To verify the variants of the exons in the LDLR gene, PCR amplification of cDNA was performed. PCR primers were designed based on the exon from which the mutation was identified. Each family member was systematically screened for variants using Sanger sequencing. Chromas software was used to analyze the sequencing data.

Cell culture and plasmid transfection

HEK293 cells were cultured in DMEM medium supplemented with 10% fetal bovine serum, 100 units/mL penicillin, and 100 µg/mL streptomycin in a 37 °C incubator containing 5% CO₂. HEK293 cells were grown in six-well culture plates for plasmid transfection, and the cell density was adjusted to 60–70%. Three groups were used: negative control (NC) group, in which empty plasmids were transfected into HEK293 cells; WT group, in which HEK293 cells were transfected with WT plasmids; and mutant group, in which mutant plasmids were transfected into HEK293 cells.

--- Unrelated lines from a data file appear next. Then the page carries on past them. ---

template <int NPL, int NH, int MODE = 0, bool CTX = false, bool SIDE = false>
__global__ __launch_bounds__(512, 2) void coupling_planes_kernel(const CplPArgs p) {
  static_assert(!SIDE || (MODE == 0 && !CTX), "the fp32 residual serves the plain inference launch");
  typedef CPlanes<NPL> PT;
  typedef typename PT::vec vec8;
  constexpr int T = 16;
  constexpr int HP = 16 * T;
  constexpr int KS = T / 2;
  constexpr int NT = 512;
  constexpr int SLOTS = NPL * 4 * HP;
  constexpr int NST = SLOTS / NT;
  constexpr int NPP = NST / NPL;
  constexpr int NC = HP / 8;
  constexpr int NPR = (NPL == 3) ? 6 : 3;
#ifndef USF_CP_AHEAD
#define USF_CP_AHEAD 3
#endif
  constexpr int AHEAD = USF_CP_AHEAD;
  __shared__ __attribute__((aligned(16))) float lds[2][SLOTS * 4];

  const int tid = threadIdx.x;
  const int lane = tid & 63;
  constexpr bool A32 = USF_CP_ADDR32 != 0;
  const int wave = A32 ? __builtin_amdgcn_readfirstlane(tid >> 6) : (tid >> 6);
  const int lj = lane & 15, lg = lane >> 4;
  unsigned loff = (unsigned)lane * 16u;
  unsigned goff = (unsigned)lg * 16u;
  const int panel = (p.descend ? (int)(gridDim.x - 1 - blockIdx.x) : (int)blockIdx.x) * 8 + wave;
  const int panc = min(panel, p.npanels - 1);
  const bool live = panel < p.npanels;
  const bool live_z = CTX ? (live && 16 * panel + lj < p.M) : live;
  const f32x4 zero4 = {0.f, 0.f, 0.f, 0.f};
  constexpr unsigned CHB = NPL * 1024u;
  const size_t zbase = ((size_t)panc * p.z_nkb) * CHB + (size_t)lane * 16;
  char* const zrow = p.z + ((size_t)panc * p.z_nkb) * CHB;
  auto k_off = [&](int64_t ld) { return 2u * ((unsigned)(tid >> 2) * (unsigned)ld + 8u * (unsigned)(tid & 3)); };
  auto n_off = [&](int64_t ld) { return 2u * ((unsigned)(tid / NC) * (unsigned)ld + 8u * (unsigned)(tid % NC)); };

  int kdst[NPP];
  unsigned krow[NPP];
#pragma unroll
  for (int i = 0; i < NPP; ++i) {
    const int idx = tid + NT * i;
    const int r = idx >> 2, c = idx & 3;
    kdst[i] = 4 * (c * HP + (r ^ (2 * c)));
    krow[i] = (unsigned)r;
  }
  auto issue_k = [&](const char* W, int64_t ld, int64_t pl, int k0, unsigned& off, f32x4 (&st)[NST]) {
    if constexpr (A32) cp_pin(off);
#pragma unroll
    for (int q = 0; q < NPL; ++q)
#pragma unroll
      for (int i = 0; i < NPP; ++i) {
        if constexpr (A32)
          st[q * NPP + i] = cp_load<f32x4>(W + 2 * (q * pl + (int64_t)((NT / 4) * i) * ld + k0), off);
        else
          st[q * NPP + i] = *reinterpret_cast<const f32x4*>(W + 2 * (q * pl + (int64_t)krow[i] * ld + k0 + 8 * ((tid + NT * i) & 3)));
      }
  };
  auto store_k = [&](int buf, const f32x4 (&st)[NST]) {
#pragma unroll
    for (int q = 0; q < NPL; ++q)
#pragma unroll
      for (int i = 0; i < NPP; ++i) *reinterpret_cast<f32x4*>(&lds[buf][q * 16 * HP + kdst[i]]) = st[q * NPP + i];
  };
  auto n_rc = [&](int i, int& r, int& c) { const int idx = tid + NT * i; r = idx / NC; c = idx % NC; };
  auto issue_n = [&](const char* W, int64_t ld, int64_t pl, int n0, unsigned& off, f32x4 (&st)[NST]) {
    if constexpr (A32) cp_pin(off);
#pragma unroll
    for (int q = 0; q < NPL; ++q)
#pragma unroll
      for (int i = 0; i < NPP; ++i) {
        if constexpr (A32) {
          st[q * NPP + i] = cp_load<f32x4>(W + 2 * (q * pl + (int64_t)(n0 + (NT / NC) * i) * ld), off);
        } else {
          int r, c; n_rc(i, r, c);
          st[q * NPP + i] = *reinterpret_cast<const f32x4*>(W + 2 * (q * pl + (int64_t)(n0 + r) * ld + 8 * c));
        }
      }
  };
  auto store_n = [&](int buf, const f32x4 (&st)[NST]) {
#pragma unroll
    for (int q = 0; q < NPL; ++q)
#pragma unroll
      for (int i = 0; i < NPP; ++i) {
        int r, c; n_rc(i, r, c);
        *reinterpret_cast<f32x4*>(&lds[buf][4 * ((q * NC + c) * 32 + (r ^ (2 * (c & 7))))]) = st[q * NPP + i];
      }
  };

  auto bias4 = [&](const float* b, int t) {
    if constexpr (A32) { if (t == 0) cp_pin(goff); return cp_load<f32x4>(b + t * 16, goff); }
    else return *reinterpret_cast<const f32x4*>(b + t * 16 + 4 * lg);
  };
  f32x4 X1[T], X2[T];
#pragma unroll
  for (int t = 0; t < T; ++t) X1[t] = bias4(p.b_in, t);
  if (CTX) {
    const int crow = min(16 * panc + lj, p.M - 1);
    const float c = p.ctx[(size_t)crow * p.ctx_stride];
#pragma unroll
    for (int t = 0; t < T; ++t) {
      const f32x4 wc = *reinterpret_cast<const f32x4*>(p.w_ctx + t * 16 + 4 * lg);
      const f32x4 bc = *reinterpret_cast<const f32x4*>(p.b_ctx + t * 16 + 4 * lg);
#pragma unroll
      for (int e = 0; e < 4; ++e) X1[t][e] = __builtin_fmaf(c, wc[e], X1[t][e] + bc[e]);
    }
  }

  auto load_z = [&](int kb, vec8 (&dst)[NPL]) {
    if constexpr (A32) cp_pin(loff);
#pragma unroll
    for (int q = 0; q < NPL; ++q) {
      if constexpr (A32) dst[q] = cp_load<vec8>(zrow + ((size_t)(p.kb_p0 + kb) * CHB + q * 1024), loff);
      else dst[q] = *reinterpret_cast<const vec8*>(p.z + zbase + (size_t)(p.kb_p0 + kb) * CHB + q * 1024);
    }
  };

  auto mfma_slab = [&](int buf, f32x4 (&X)[T], const vec8 (&b)[NPL]) {
    const float* wl = &lds[buf][4 * (lg * HP + (lj ^ (2 * lg)))];
#pragma unroll
    for (int ht = 0; ht < T; ++ht) {
      vec8 w[NPL];
#pragma unroll
      for (int q = 0; q < NPL; ++q) w[q] = *reinterpret_cast<const vec8*>(wl + 4 * ((q * 4) * HP + ht * 16));
#ifndef USF_CP_NOPRIO
      if (ht & 1) __builtin_amdgcn_s_setprio(0); else __builtin_amdgcn_s_setprio(1);
#endif
      PT::mm(X[ht], w, b);
    }
  };
#define CP_PIN_SLAB(NLD, VPT)                                                                     \
  do {                                                                                            \
    __builtin_amdgcn_sched_group_barrier(0x100, NPL * AHEAD, 0);                                  \
    _Pragma("unroll") for (int ht_ = 0; ht_ < T; ++ht_) {                                         \
      __builtin_amdgcn_sched_group_barrier(0x008, NPR, 0);                                        \
      if (ht_ + AHEAD < T) __builtin_amdgcn_sched_group_barrier(0x100, NPL, 0);                   \
      if (ht_ < (NLD)) __builtin_amdgcn_sched_group_barrier(0x020, 1, 0);                         \
      if (ht_ >= 3 && (VPT) > 0) __builtin_amdgcn_sched_group_barrier(0x002, (VPT), 0);           \
    }                                                                                             \
  } while (0)

  bool bad = false;
  auto guard = [&](const f32x4 v) {
    if (NPL == 2) {
#pragma unroll
      for (int j = 0; j < 4; ++j) bad = bad || !(fabsf(v[j]) < USF_CP_F16_GUARD);
    }
  };

  CSTAMP(c0);
  int g = 0;
  f32x4 st[NST];
  vec8 zp[NPL], zn[NPL];
  unsigned koff_in = k_off(p.ld_in), koff_hid = k_off(p.ld_hid), noff = n_off(p.ld_out);
  issue_k(p.Win, p.ld_in, p.pl_in, 0, koff_in, st);
  load_z(0, zp);
  store_k(0, st);
  __syncthreads();

  for (int s = 0; s + 1 < p.nk_p; ++s, ++g) {
    const int buf = g & 1;
    issue_k(p.Win, p.ld_in, p.pl_in, (s + 1) * 32, koff_in, st);
    load_z(s + 1, zn);
    mfma_slab(buf, X1, zp);
    CP_PIN_SLAB(NST + NPL, 0);
    __builtin_amdgcn_sched_barrier(0);
    store_k(buf ^ 1, st);
#pragma unroll
    for (int q = 0; q < NPL; ++q) zp[q] = zn[q];
    __syncthreads();
  }
  {
    const int buf = g & 1;
    if (NH >= 2) issue_k(p.Whid[0], p.ld_hid, p.pl_hid, 0, koff_hid, st); else issue_n(p.Wout, p.ld_out, p.pl_out, 0, noff, st);
    mfma_slab(buf, X1, zp);
    CP_PIN_SLAB(NST, 0);
    __builtin_amdgcn_sched_barrier(0);
    if (NH >= 2) store_k(buf ^ 1, st); else store_n(buf ^ 1, st);
    __syncthreads();
    ++g;
  }
  const size_t hbase = (size_t)panc * 8 * CHB + (size_t)lane * 16;
  const size_t hrow = (size_t)panc * 8 * CHB;
  auto activate = [&](f32x4 (&X)[T], int l) {
    if (MODE == 2) {
      if constexpr (A32) cp_pin(loff);
#pragma unroll
      for (int ks = 0; ks < KS; ++ks) {
        const vec8 hv = A32 ? cp_load<vec8>(p.gate[l] + (hrow + (size_t)ks * CHB), loff)
                            : *reinterpret_cast<const vec8*>(p.gate[l] + hbase + (size_t)ks * CHB);
#pragma unroll
        for (int t = 0; t < 4; ++t) {
          X[2 * ks][t] = gate_apply(X[2 * ks][t], (float)hv[t], p.slope);
          X[2 * ks + 1][t] = gate_apply(X[2 * ks + 1][t], (float)hv[4 + t], p.slope);
        }
      }
      return;
    }
    if (p.act_max) {
#pragma unroll
      for (int ht = 0; ht < T; ++ht) {
#pragma unroll
        for (int t = 0; t < 4; ++t) X[ht][t] = max_with_product(X[ht][t], X[ht][t] * p.slope);
        guard(X[ht]);
      }
      return;
    }
#pragma unroll
    for (int ht = 0; ht < T; ++ht) {
#pragma unroll
      for (int t = 0; t < 4; ++t) X[ht][t] = act_apply(X[ht][t], p.act, p.slope);
      guard(X[ht]);
    }
  };
  auto save_hidden = [&](int l, int ks, const vec8 (&x)[NPL]) {
    if (MODE != 0 && live) {
      if constexpr (A32) cp_pin(loff);
#pragma unroll
      for (int q = 0; q < NPL; ++q) {
        if constexpr (A32) cp_store<vec8>(p.hout[l] + (hrow + (size_t)ks * CHB + q * 1024), loff, x[q]);
        else *reinterpret_cast<vec8*>(p.hout[l] + hbase + (size_t)ks * CHB + q * 1024) = x[q];
      }
    }
  };
  activate(X1, 0);
  CSTAMP(c1);

  auto hidden_layer = [&](f32x4 (&Xin)[T], f32x4 (&Xout)[T], int l) {
    vec8 xc[NPL], xn[NPL];
    PT::split(Xin[0], Xin[1], xc);
#pragma unroll
    for (int ks = 0; ks < KS; ++ks) {
      save_hidden(l, ks, xc);
      const int buf = g & 1;
      const bool last = (ks + 1 == KS);
      const bool next_is_hidden = (l + 2 < NH);
      if (!last) issue_k(p.Whid[l], p.ld_hid, p.pl_hid, (ks + 1) * 32, koff_hid, st);
      else if (next_is_hidden) issue_k(p.Whid[l + 1], p.ld_hid, p.pl_hid, 0, koff_hid, st);
      else issue_n(p.Wout, p.ld_out, p.pl_out, 0, noff, st);
      mfma_slab(buf, Xout, xc);
      if (!last) PT::split(Xin[2 * ks + 2], Xin[2 * ks + 3], xn);
      CP_PIN_SLAB(NST, (NPL == 3) ? 5 : 3);
      __builtin_amdgcn_sched_barrier(0);
      if (!last || next_is_hidden) store_k(buf ^ 1, st); else store_n(buf ^ 1, st);
      if (!last) {
#pragma unroll
        for (int q = 0; q < NPL; ++q) xc[q] = xn[q];
      }
      __syncthreads();
      ++g;
    }
    activate(Xout, l + 1);
  };
  if (NH >= 2) {
#pragma unroll
    for (int t = 0; t < T; ++t) X2[t] = bias4(p.b_hid[0], t);
    hidden_layer(X1, X2, 0);
  }
  if (NH >= 3) {
#pragma unroll
    for (int t = 0; t < T; ++t) X1[t] = bias4(p.b_hid[1], t);
    hidden_layer(X2, X1, 1);
  }

  CSTAMP(c2);
  auto output_layer = [&](f32x4 (&X)[T]) {
    vec8 xp[KS][NPL];
#pragma unroll
    for (int ks = 0; ks < KS; ++ks) { PT::split(X[2 * ks], X[2 * ks + 1], xp[ks]); save_hidden(NH - 1, ks, xp[ks]); }
    typename std::conditional<SIDE, f32x4, vec8>::type res[SIDE ? 2 : NPL];
    f32x4 bo[2];
    unsigned soff = (unsigned)lane * 32u;
    const char* const srow = SIDE ? p.side + ((size_t)panc * p.nk_t) * 2048u : nullptr;
    auto issue_res = [&](int nt) {
      if constexpr (A32) { cp_pin(loff); cp_pin(goff); }
      if constexpr (SIDE) {
        if constexpr (A32) cp_pin(soff);
#pragma unroll
        for (int u = 0; u < 2; ++u) res[u] = cp_load<f32x4>(srow + ((size_t)nt * 2048u + 16 * u), soff);
      } else {
#pragma unroll
        for (int q = 0; q < NPL; ++q) {
          if constexpr (A32) res[q] = cp_load<vec8>(zrow + ((size_t)(p.kb_t0 + nt) * CHB + q * 1024), loff);
          else res[q] = *reinterpret_cast<const vec8*>(p.z + zbase + (size_t)(p.kb_t0 + nt) * CHB + q * 1024);
        }
      }
#pragma unroll
      for (int u = 0; u < 2; ++u) {
        if constexpr (A32) bo[u] = cp_load<f32x4>(p.b_out + nt * 32 + 16 * u, goff);
        else bo[u] = *reinterpret_cast<const f32x4*>(p.b_out + nt * 32 + 16 * u + 4 * lg);
      }
    };
    auto epilogue = [&](int nt, const auto& ac, const auto& rs) {
      f32x4 v[2];
#pragma unroll
      for (int u = 0; u < 2; ++u) {
#pragma unroll
        for (int e = 0; e < 4; ++e) {
          float r;
          if constexpr (SIDE) {
            r = rs[u][e];
          } else {
            r = (float)rs[0][4 * u + e] + (float)rs[1][4 * u + e];
            if (NPL == 3) r = r + (float)rs[NPL - 1][4 * u + e];
          }
          v[u][e] = __builtin_fmaf(p.sign, ac[u][e], r);
        }
        guard(v[u]);
      }
      vec8 o[NPL];
      PT::split(v[0], v[1], o);
      if (live_z) {
        if constexpr (A32) cp_pin(loff);
#pragma unroll
        for (int q = 0; q < NPL; ++q) {
          if constexpr (A32) cp_store<vec8>(zrow + ((size_t)(p.kb_t0 + nt) * CHB + q * 1024), loff, o[q]);
          else *reinterpret_cast<vec8*>(p.z + zbase + (size_t)(p.kb_t0 + nt) * CHB + q * 1024) = o[q];
        }
      }
    };
    issue_res(0);
    auto block = [&](int nt) {
      const int buf = g & 1;
      issue_n(p.Wout, p.ld_out, p.pl_out, min(nt + 1, p.nk_t - 1) * 32, noff, st);
      f32x4 acc[2] = {bo[0], bo[1]};
#pragma unroll
      for (int ks = 0; ks < KS; ++ks) {
        const int x = 2 * ((4 * ks + lg) & 7);
#pragma unroll
        for (int u = 0; u < 2; ++u) {
          const float* wf = &lds[buf][4 * ((4 * ks + lg) * 32 + u * 16 + (lj ^ x))];
          vec8 w[NPL];
#pragma unroll
          for (int q = 0; q < NPL; ++q) w[q] = *reinterpret_cast<const vec8*>(wf + 4 * (q * NC * 32));
          PT::mm(acc[u], w, xp[ks]);
        }
      }
      __builtin_amdgcn_sched_group_barrier(0x100, NPL * AHEAD, 0);
#pragma unroll
      for (int i = 0; i < 2 * KS; ++i) {
        __builtin_amdgcn_sched_group_barrier(0x008, NPR, 0);
        if (i + AHEAD < 2 * KS) __builtin_amdgcn_sched_group_barrier(0x100, NPL, 0);
        if (i < NST + (SIDE ? 2 : NPL) + 2) __builtin_amdgcn_sched_group_barrier(0x020, 1, 0);
      }
      __builtin_amdgcn_sched_barrier(0);
      store_n(buf ^ 1, st);
      epilogue(nt, acc, res);
      issue_res(min(nt + 1, p.nk_t - 1));
      __syncthreads();
      ++g;
    };
    for (int nt = 0; nt < p.nk_t; ++nt) block(nt);
  };
  if (NH == 2) output_layer(X2); else output_layer(X1);
#ifdef USF_STAMP
  CSTAMP(c3);
  if (p.dbg && lane == 0) {
    unsigned long long* o = p.dbg + (size_t)((blockIdx.x % 2048) * 8 + wave) * 4;
    o[0] = c1 - c0; o[1] = c2 - c1; o[2] = c3 - c2; o[3] = 1;
  }
#endif
  if (NPL == 2 && p.range_flag && bad && live && (16 * panel + lj) < p.M) atomicOr(p.range_flag, 1);
#undef CP_PIN_SLAB
}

Plasmid DNA was mixed with Lipofectamine 3000 (L3000075, Thermo Fisher Scientific) according to the manufacturer’s instructions and incubated for 10–15 min at room temperature. To maximize LDLR expression, the mixture was incubated for 48–72 h.

Validate the expression of LDLR

HEK293 cells were lysed in RIPA buffer containing protease inhibitors after plasmid transfection. The protein concentration in each sample was measured using the BCA protein assay kit. The samples were boiled in SDS-PAGE loading buffer at 100 °C for 5–10 min and separated using SDS-PAGE. The separated proteins were transferred to PVDF membranes and blocked in a solution of 5% milk in PBST for 1 h at room temperature. The membrane was incubated with the primary antibodies overnight at 4℃. The primary antibodies used are as follows: GAPDH (1:6000, 60004-1-Ig, Proteintech), LDLR (1:1000, ab286156, Abcam), HA (1:3000, 51064-2-AP, Proteintech). The membranes were incubated with the corresponding rabbit or mouse secondary antibodies at room temperature for one hour. Finally, Amersham Imager 600 software was used to measure the sample signals.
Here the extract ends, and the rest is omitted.